▶ [REQUIRED WORK]: Each record below must be written out exactly as given.
::: LISTED RECORDS :::
+    if constexpr (decltype(edge)::value) {
+      const int row = t0 + ch * s3::CH + r;
+      return (ch >= 0 && ch < nch && row < t1) ? sl : -1;
+    } else {
+      return sl;
+    }
+  };
+  auto issue_gathers = [&](auto form, Set& S) {
     if constexpr (RARE) return;
-    if (cb.wbf) {
+    if (decltype(form)::GEN && wbf) {
 #pragma unroll
       for (int i = 0; i < s3::NF; ++i) {
         const bool glob = !RARE && S.cs[i] != -1 && !(S.cm[i] & s3::F_TG);
@@ -1099,43 +1148,68 @@
       S.g[i] = w[(glob && !dbg_gather) ? (S.cs[i] & 0x7fffffff) : 0];
     }
   };
-  auto issue_staging = [&](int ch, Set& S) {
+  unsigned voff[NV4];
+#pragma unroll
+  for (int u = 0; u < NV4; ++u) {
+    const int i = min(hl + 64 * s3::NHA * u, 2 * s3::MAT / 4 - 1);
+    const int mtx = i >> 10, e = i & 1023;
+    voff[u] = (unsigned)((mtx * (PF + s3::MAT) + e * 4) * (int)sizeof(float));
+  }
+  auto issue_staging = [&](auto edge, int ch, Set& S) {
 #pragma unroll
     for (int u = 0; u < NV4; ++u) {
-      const int i = min(hl + 64 * s3::NHA * u, 2 * s3::MAT / 4 - 1);
-      const int mtx = i >> 10, e = i & 1023;
-      const int kc = max(0, min(ch + mtx, nch - 1));
-      S.v[u] = reinterpret_cast<const f32x4*>(chunk_prep(kc) + mtx * s3::MAT)[e];
+      if constexpr (decltype(edge)::value) {
+        const int i = min(hl + 64 * s3::NHA * u, 2 * s3::MAT / 4 - 1);
+        const int mtx = i >> 10, e = i & 1023;
+        const int kc = max(0, min(ch + mtx, nch - 1));
+        S.v[u] = reinterpret_cast<const f32x4*>(chunk_prep(kc) + mtx * s3::MAT)[e];
+      } else {
+        const char* cbase = reinterpret_cast<const char*>(chunk_prep(ch));
+        S.v[u] = *reinterpret_cast<const f32x4*>(cbase + voff[u]);
+      }
     }
   };
   constexpr int NJK = (KN + s3::NHA - 1) / s3::NHA;
-  auto load_dense = [&](int ch, float* xd) {
+  auto load_dense = [&](auto edge, int ch, float* xd) {
 #pragma unroll
     for (int i = 0; i < NJK; ++i) {
       const int j = qd + s3::NHA * i;
-      const bool ok = j < KN && ch >= 0 && ch < nch;
-      const int jc = j < KN ? j : 0, cc = max(0, min(ch, nch - 1));
-      const float v = chunk_prep(cc)[2 * s3::MAT + s3::CH + jc * s3::CH + r];
-      xd[i] = ok ? v : 0.f;
+      const int jc = j < KN ? j : 0;
+      int cc = ch;
+      if constexpr (decltype(edge)::value) cc = max(0, min(ch, nch - 1));
+      const float* col = chunk_prep(cc) + (2 * s3::MAT + s3::CH + jc * s3::CH);
+      xd[i] = col[ur];
     }
   };
-  auto body = [&](auto spill_tag, int k, Set& CUR, Set& NXT) {
-    constexpr bool SPILL = decltype(spill_tag)::value;
+  auto present = [&](uint32_t m, int sl) {
+    if constexpr (RARE) return (m & (s3::F_TG | s3::F_INIT)) != 0u;
+    else return sl != -1;
+  };
+  auto body = [&](auto form, int k, Set& CUR, Set& NXT) {
+    using F = decltype(form);
+    constexpr bool SPILL = F::SPILL, EDGE = F::EDGE;
+    constexpr int PAR = F::PAR;
+    constexpr S3Tag<EDGE> edge{};
+    const bool dradd = F::GEN && inscan1;
     const int cn = k + 1, ks = k - 1;
-    if (wave == swave) stamp(7);
-    load_words(cn + 1, NXT);
-    issue_staging(cn + 1, NXT);
-    load_dense(ks + 1, NXT.xs);
-    load_dense(cn + 1, NXT.xc);
-    if (wave == swave) stamp(3);
-    if (ks >= 0) {
-      const float cv = sm.cb[ks & 1][r];
+    if constexpr (PROBE) {
+      if (wave == swave) stamp(7);
+    }
+    load_words(edge, cn + 1, NXT);
+    issue_staging(edge, cn + 1, NXT);
+    load_dense(edge, ks + 1, NXT.xs);
+    load_dense(edge, cn + 1, NXT.xc);
+    if constexpr (PROBE) {
+      if (wave == swave) stamp(3);
+    }
+    if (!EDGE || ks >= 0) {
+      const float cv = sm.cb[PAR][r];
 #pragma unroll
       for (int i = 0; i < s3::NF; ++i) {
         const uint32_t m = p2[i];
         const bool sc = (m & tmask) != 0u && cv != 0.f;
-        const bool dr = inscan1 && (m & s3::F_PRES) != 0u && cv != 0.f;
-        if (__builtin_amdgcn_ballot_w64(sc || dr) == 0ull) continue;
+        const bool dr = dradd && (m & s3::F_PRES) != 0u && cv != 0.f;
+        if (F::GEN && __builtin_amdgcn_ballot_w64(sc || dr) == 0ull) continue;
         const int lid = (int)(m >> s3::LID_SHIFT);
         const float val = (m & s3::F_SIGN) ? -cv : cv;
         if (dr) atomicAdd(&cb.dacc[lid], val * isc);
@@ -1154,11 +1228,22 @@
         if (j < kd) wn[i] += wave_sum(cv * CUR.xs[i]);
       }
     }
-    if (wave == swave) stamp(6);
-    if (cn < nch) {
+    if constexpr (PROBE) {
+      if (wave == swave) stamp(6);
+    }
+    uint32_t mw[s3::NF];
+    int sw[s3::NF];
+#pragma unroll
+    for (int i = 0; i < s3::NF; ++i) {
+      mw[i] = word(edge, cn, CUR, i);
+      if constexpr (RARE) sw[i] = 0;
+      else sw[i] = slot(edge, cn, CUR, i);
+    }
+    if (!EDGE || cn < nch) {
       float base = 0.f;
 #pragma unroll
-      for (int i = 0; i < NJK; ++i) base = fmaf(CUR.xc[i], wn[i], base);
+      for (int i = 0; i < NJK; ++i)
+        if (qd + s3::NHA * i < kd) base = fmaf(CUR.xc[i], wn[i], base);
       if constexpr (RARE) {
         if (q == 0) {
           for (unsigned spins = 0;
:::
▶ [SOLUTION TO THIS PROBLEM]:
+    if constexpr (decltype(edge)::value) {
+      const int row = t0 + ch * s3::CH + r;
+      return (ch >= 0 && ch < nch && row < t1) ? sl : -1;
+    } else {
+      return sl;
+    }
+  };
+  auto issue_gathers = [&](auto form, Set& S) {
     if constexpr (RARE) return;
-    if (cb.wbf) {
+    if (decltype(form)::GEN && wbf) {
 #pragma unroll
       for (int i = 0; i < s3::NF; ++i) {
         const bool glob = !RARE && S.cs[i] != -1 && !(S.cm[i] & s3::F_TG);
@@ -1099,43 +1148,68 @@
       S.g[i] = w[(glob && !dbg_gather) ? (S.cs[i] & 0x7fffffff) : 0];
     }
   };
-  auto issue_staging = [&](int ch, Set& S) {
+  unsigned voff[NV4];
+#pragma unroll
+  for (int u = 0; u < NV4; ++u) {
+    const int i = min(hl + 64 * s3::NHA * u, 2 * s3::MAT / 4 - 1);
+    const int mtx = i >> 10, e = i & 1023;
+    voff[u] = (unsigned)((mtx * (PF + s3::MAT) + e * 4) * (int)sizeof(float));
+  }
+  auto issue_staging = [&](auto edge, int ch, Set& S) {
 #pragma unroll
     for (int u = 0; u < NV4; ++u) {
-      const int i = min(hl + 64 * s3::NHA * u, 2 * s3::MAT / 4 - 1);
-      const int mtx = i >> 10, e = i & 1023;
-      const int kc = max(0, min(ch + mtx, nch - 1));
-      S.v[u] = reinterpret_cast<const f32x4*>(chunk_prep(kc) + mtx * s3::MAT)[e];
+      if constexpr (decltype(edge)::value) {
+        const int i = min(hl + 64 * s3::NHA * u, 2 * s3::MAT / 4 - 1);
+        const int mtx = i >> 10, e = i & 1023;
+        const int kc = max(0, min(ch + mtx, nch - 1));
+        S.v[u] = reinterpret_cast<const f32x4*>(chunk_prep(kc) + mtx * s3::MAT)[e];
+      } else {
+        const char* cbase = reinterpret_cast<const char*>(chunk_prep(ch));
+        S.v[u] = *reinterpret_cast<const f32x4*>(cbase + voff[u]);
+      }
     }
   };
   constexpr int NJK = (KN + s3::NHA - 1) / s3::NHA;
-  auto load_dense = [&](int ch, float* xd) {
+  auto load_dense = [&](auto edge, int ch, float* xd) {
 #pragma unroll
     for (int i = 0; i < NJK; ++i) {
       const int j = qd + s3::NHA * i;
-      const bool ok = j < KN && ch >= 0 && ch < nch;
-      const int jc = j < KN ? j : 0, cc = max(0, min(ch, nch - 1));
-      const float v = chunk_prep(cc)[2 * s3::MAT + s3::CH + jc * s3::CH + r];
-      xd[i] = ok ? v : 0.f;
+      const int jc = j < KN ? j : 0;
+      int cc = ch;
+      if constexpr (decltype(edge)::value) cc = max(0, min(ch, nch - 1));
+      const float* col = chunk_prep(cc) + (2 * s3::MAT + s3::CH + jc * s3::CH);
+      xd[i] = col[ur];
     }
   };
-  auto body = [&](auto spill_tag, int k, Set& CUR, Set& NXT) {
-    constexpr bool SPILL = decltype(spill_tag)::value;
+  auto present = [&](uint32_t m, int sl) {
+    if constexpr (RARE) return (m & (s3::F_TG | s3::F_INIT)) != 0u;
+    else return sl != -1;
+  };
+  auto body = [&](auto form, int k, Set& CUR, Set& NXT) {
+    using F = decltype(form);
+    constexpr bool SPILL = F::SPILL, EDGE = F::EDGE;
+    constexpr int PAR = F::PAR;
+    constexpr S3Tag<EDGE> edge{};
+    const bool dradd = F::GEN && inscan1;
     const int cn = k + 1, ks = k - 1;
-    if (wave == swave) stamp(7);
-    load_words(cn + 1, NXT);
-    issue_staging(cn + 1, NXT);
-    load_dense(ks + 1, NXT.xs);
-    load_dense(cn + 1, NXT.xc);
-    if (wave == swave) stamp(3);
-    if (ks >= 0) {
-      const float cv = sm.cb[ks & 1][r];
+    if constexpr (PROBE) {
+      if (wave == swave) stamp(7);
+    }
+    load_words(edge, cn + 1, NXT);
+    issue_staging(edge, cn + 1, NXT);
+    load_dense(edge, ks + 1, NXT.xs);
+    load_dense(edge, cn + 1, NXT.xc);
+    if constexpr (PROBE) {
+      if (wave == swave) stamp(3);
+    }
+    if (!EDGE || ks >= 0) {
+      const float cv = sm.cb[PAR][r];
 #pragma unroll
       for (int i = 0; i < s3::NF; ++i) {
         const uint32_t m = p2[i];
         const bool sc = (m & tmask) != 0u && cv != 0.f;
-        const bool dr = inscan1 && (m & s3::F_PRES) != 0u && cv != 0.f;
-        if (__builtin_amdgcn_ballot_w64(sc || dr) == 0ull) continue;
+        const bool dr = dradd && (m & s3::F_PRES) != 0u && cv != 0.f;
+        if (F::GEN && __builtin_amdgcn_ballot_w64(sc || dr) == 0ull) continue;
         const int lid = (int)(m >> s3::LID_SHIFT);
         const float val = (m & s3::F_SIGN) ? -cv : cv;
         if (dr) atomicAdd(&cb.dacc[lid], val * isc);
@@ -1154,11 +1228,22 @@
         if (j < kd) wn[i] += wave_sum(cv * CUR.xs[i]);
       }
     }
-    if (wave == swave) stamp(6);
-    if (cn < nch) {
+    if constexpr (PROBE) {
+      if (wave == swave) stamp(6);
+    }
+    uint32_t mw[s3::NF];
+    int sw[s3::NF];
+#pragma unroll
+    for (int i = 0; i < s3::NF; ++i) {
+      mw[i] = word(edge, cn, CUR, i);
+      if constexpr (RARE) sw[i] = 0;
+      else sw[i] = slot(edge, cn, CUR, i);
+    }
+    if (!EDGE || cn < nch) {
       float base = 0.f;
 #pragma unroll
-      for (int i = 0; i < NJK; ++i) base = fmaf(CUR.xc[i], wn[i], base);
+      for (int i = 0; i < NJK; ++i)
+        if (qd + s3::NHA * i < kd) base = fmaf(CUR.xc[i], wn[i], base);
       if constexpr (RARE) {
         if (q == 0) {
           for (unsigned spins = 0;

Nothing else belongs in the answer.